My sympathies, Julie. We get accustomed to it, but it never gets to be easy.
We clearly need more NIH funding in USA and worldwide to understand, diagnose, cure M.E.
A leading reasearch effort is at End-MECFS.org. Prof Ron Davis at Stanford would spend this money wisely since he is a top expert and his son Whitney is severely affected.
If anyone want bumper stickers for your car and will use them to gain public visibility , I can send you two if you provide me a USA mailing address. Current version is 3 lines in 3 colors:
Unbroken: Cure M.E.
Myalgic Encephalomyelitis
END-MECFS.ORG
Send me a request to mcamenzind@comcast.net and I will mail to you.

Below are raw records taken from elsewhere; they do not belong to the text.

__global__ __launch_bounds__(1024) void k_plan_regions(const unsigned long long *__restrict__ hist, int nb, double scale, int G, int cap_pct,
                                                       double tiles,
                                                       uint64_t *__restrict__ reg_start, uint32_t *__restrict__ reg_cap,
                                                       unsigned long long *__restrict__ cursor, unsigned long long *__restrict__ totals) {
    __shared__ uint64_t caps[1 << MAX_BITS];
    __shared__ unsigned long long busiest;
    __shared__ uint32_t ose_s;
    const int d = threadIdx.x;
    if (d == 0) busiest = 0;
    __syncthreads();
    if (d < nb) atomicMax(&busiest, hist[d]);
    __syncthreads();
    if (d == 0) {
        const double per_tile = (double)busiest * scale / tiles;
        ose_s = per_tile <= 16.0 ? 64u : per_tile <= 32.0 ? 128u : per_tile <= 64.0 ? 256u : 0u;
    }
    __syncthreads();
    const uint32_t E = ose_s ? ose_s : OSE_MIN;
    if (d < nb) {
        const double c = (double)hist[d];
        const double est = c * scale;
        double room = (est + 6.0 * scale * sqrt(c + 1.0) + est / 64.0 + 1024.0) * (double)cap_pct / 100.0;
        uint64_t cap = (uint64_t)room + (uint64_t)G * OS_HOLES * E;
        cap = (cap + E - 1) / E * E;
        if (cap > 0xFFFFFF00ULL) cap = 0xFFFFFF00ULL / E * E;
        caps[d] = cap;
        reg_cap[d] = (uint32_t)cap;
    }
// ... 8 lines not shown
    }
}

template <int SEG, bool WIDE> struct OsGeo {
    static constexpr int T = SEG > 16 && !WIDE ? 512 : SKT;
};
template <int W, bool WIDE = false, int SEG = 16>
__global__ __launch_bounds__((OsGeo<SEG, WIDE>::T), WIDE || SEG > 16 ? 4 : 8) void k_sk_onesweep(ReadSrc s, Level lv, OneSweep os,
                                                               std::conditional_t<WIDE, WRec, Rec> *__restrict__ out) {
    using RT = std::conditional_t<WIDE, WRec, Rec>;
    constexpr int SKT = OsGeo<SEG, WIDE>::T;
    extern __shared__ __attribute__((aligned(32))) unsigned char sk_smem[];
    const int nb = 1 << lv.bits;
#define buf ((RT *)sk_smem)
#define tail ((uint32_t *)(sk_smem + (size_t)nb * SKB * sizeof(RT)))
#define head (tail + nb)
#define cstart (tail + 2 * nb)
#define cbase (tail + 3 * nb)
#define nbase (tail + 4 * nb)
#define pbase (tail + 5 * nb)
    constexpr uint32_t DUMP = 0xFFFFFFFFu;
    const uint32_t OSE = os.ose, OSH = os.ose_shift;
    const uint64_t dump_at = os.total - OSE;
    auto grab = [&](int d) __attribute__((always_inline)) -> uint32_t {
        const unsigned long long b = atomicAdd(&os.cursor[(size_t)d * OS_CSTRIDE], (unsigned long long)OSE);
        return b + OSE <= dump_at ? (uint32_t)(b >> OSH) : DUMP;
    };
    auto phys = [&](uint32_t v, uint32_t cs, uint32_t cb, uint32_t nx) __attribute__((always_inline)) -> uint64_t {
        const uint32_t o = v - cs;
        const uint32_t b = o < (uint32_t)OSE ? cb : nx;
        return (b == DUMP ? dump_at : (uint64_t)b << OSH) + (o & (OSE - 1));
    };
    constexpr uint32_t NONE = 0xFFFFFFFEu;
    for (int i = threadIdx.x; i < nb; i += SKT) {
        tail[i] = 0; head[i] = 0; cstart[i] = 0;
        cbase[i] = grab(i);
        nbase[i] = grab(i);
        pbase[i] = grab(i);
    }
    __syncthreads();
    constexpr int LPB = SEG > 16 || WIDE ? 4 : SKB;
    auto drain = [&](bool final) __attribute__((always_inline)) {
#pragma nounroll
        for (int d = threadIdx.x / LPB; d < nb; d += SKT / LPB) {
            const int j = threadIdx.x % LPB;
            const uint32_t h = head[d], t = tail[d], cs = cstart[d], cb = cbase[d], nx = nbase[d];
            uint32_t e, nh;
            if (t - h > (uint32_t)SKB) { e = h + SKB; nh = t; }
            else {
                e = final ? t : (t & ~(uint32_t)(SKA - 1));
                if (e < h) e = h;
                nh = e;
            }
#pragma unroll
            for (int q = 0; q < SKB / LPB; q++) {
                const uint32_t g = h + j + q * LPB;
                if (g < e) out[phys(g, cs, cb, nx)] = buf[(size_t)d * SKB + (g & (SKB - 1))];
            }
            if (j == 0) {
                head[d] = nh;
                if (nh - cs >= (uint32_t)OSE) {
                    uint32_t c = cs, b0 = cb, b1 = nx, b2 = pbase[d];
                    while (nh - c >= (uint32_t)OSE) { c += OSE; b0 = b1; b1 = b2 != NONE ? b2 : grab(d); b2 = NONE; }
                    cstart[d] = c; cbase[d] = b0; nbase[d] = b1; pbase[d] = b2;
                }
            }
        }
    };
    __shared__ long long tile_lds[2];
    const int64_t ntile = (s.n_threads + SKT - 1) / SKT;
    const int my_d = (int)threadIdx.x;
    int64_t T = blockIdx.x;
    for (int rnd = 0; T < ntile; rnd++) {
        long long t_next = 0;
        if (threadIdx.x == SKT - 1) t_next = (long long)gridDim.x + (long long)atomicAdd(os.tile_counter, 1ULL);
        const bool ask = my_d < nb && pbase[my_d] == NONE;
        uint32_t req = DUMP;
        if (ask) req = grab(my_d);
        const int64_t g = T * SKT + threadIdx.x;
        if (g < s.n_threads) {
            SegPos q;
            q.r = g / s.segs;
            q.sgm = (int)(g - q.r * s.segs);
            uint64_t w[3], hi = 0, lo = 0;
            seg_load<SEG>(s, q, w);
            seg_runs<W, true, SEG>(s, read_nk<WIDE>(s, q.r), q.sgm, w, [&](int i0, int n, uint32_t canon) {
                const uint64_t hh = mmer_hash64(canon);
                const uint32_t hdr = (uint32_t)((hh << OWNER_BITS) >> 32);
                const unsigned d = lv.n_owners > 0 ? (((unsigned)__umul64hi(hh, (uint64_t)lv.n_owners) << lv.sub_bits) | (hdr >> (32 - lv.sub_bits)))
                                                   : rec_digit(hdr, 0, lv.bits);
                RT r;
                if constexpr (WIDE) {
                    const uint64_t *gw = s.words + q.r * s.wpr;
                    const int p = s.fc - s.wfl + q.sgm * SEG + i0;
                    const int wi = p >> 5, sft = 2 * (p & 31), last = s.wpr - 1;
                    const uint64_t a0 = gw[wi < last ? wi : last], a1 = gw[wi + 1 < last ? wi + 1 : last];
                    const uint64_t a2 = gw[wi + 2 < last ? wi + 2 : last], a3 = gw[wi + 3 < last ? wi + 3 : last];
                    r.b0 = sft ? (a0 << sft) | (a1 >> (64 - sft)) : a0;
                    r.b1 = sft ? (a1 << sft) | (a2 >> (64 - sft)) : a1;
                    r.b2 = sft ? (a2 << sft) | (a3 >> (64 - sft)) : a2;
                    r.hd = ((uint64_t)(n - 1) << 32) | (uint64_t)hdr;
                } else {
                    const int sft = 2 * i0;
                    r.w0 = sft ? (hi << sft) | (lo >> (64 - sft)) : hi;
                    r.w1 = ((lo << sft) & 0xFFFFFFF000000000ULL) | ((uint64_t)(n - 1) << 32) | (uint64_t)hdr;
                }
                const uint32_t pos = atomicAdd(&tail[d], 1u);
                if (pos - head[d] < (uint32_t)SKB) buf[(size_t)d * SKB + (pos & (SKB - 1))] = r;
                else {
                    const uint32_t cs = cstart[d];
                    if (pos - cs < 2u * OSE) out[phys(pos, cs, cbase[d], nbase[d])] = r;
                    else *os.overflow = 1;
                }
            }, &hi, &lo);
        }
        if (threadIdx.x == SKT - 1) tile_lds[rnd & 1] = t_next;
        if (ask) pbase[my_d] = req;
        __syncthreads();
        drain(false);
        T = tile_lds[rnd & 1];
        __syncthreads();
    }
    drain(true);
    __syncthreads();
    for (int d = threadIdx.x; d < nb; d += SKT) {
        const uint32_t used = tail[d] - cstart[d], cb = cbase[d], nx = nbase[d], px = pbase[d];
        uint64_t *hl = os.holes + ((size_t)d * gridDim.x + blockIdx.x) * OS_HOLES;
        hl[0] = cb != DUMP && used < OSE ? ((((uint64_t)cb << OSH) + used) << 16) | (uint64_t)(OSE - used) : 0;
        hl[1] = nx != DUMP ? (((uint64_t)nx << OSH) << 16) | (uint64_t)OSE : 0;
        hl[2] = px != DUMP && px != NONE ? (((uint64_t)px << OSH) << 16) | (uint64_t)OSE : 0;
    }
}
#undef buf
#undef tail
#undef head
#undef cstart
#undef cbase
#undef nbase
#undef pbase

My Son is severely affected, 21 years old, was excelling as Stanford student 2 years ago, now in bed 24/7.
Hope you can all perhaps donate to above linked which goes to Openmedicinefoundation.org
Be sure to request matching funds if you work for a company that does matching.
Thanks, Mark.
Dear Jocelyn
Thanks so much for this. It is just so helpful. I was diagnosed last summer and have sont a year trying to come to terms with the diagnosis and explore what I can do without harming myself, its just such a long process and as you say so well things also change. Its also lovely to hear you say its so important to know what to do from the beginging as I was doin gall the worng things, pushing through, as thats whats usual and expected.
again thanks for putting this out there
Alison
Glad it could help you! Hope you are doing as well as possible now.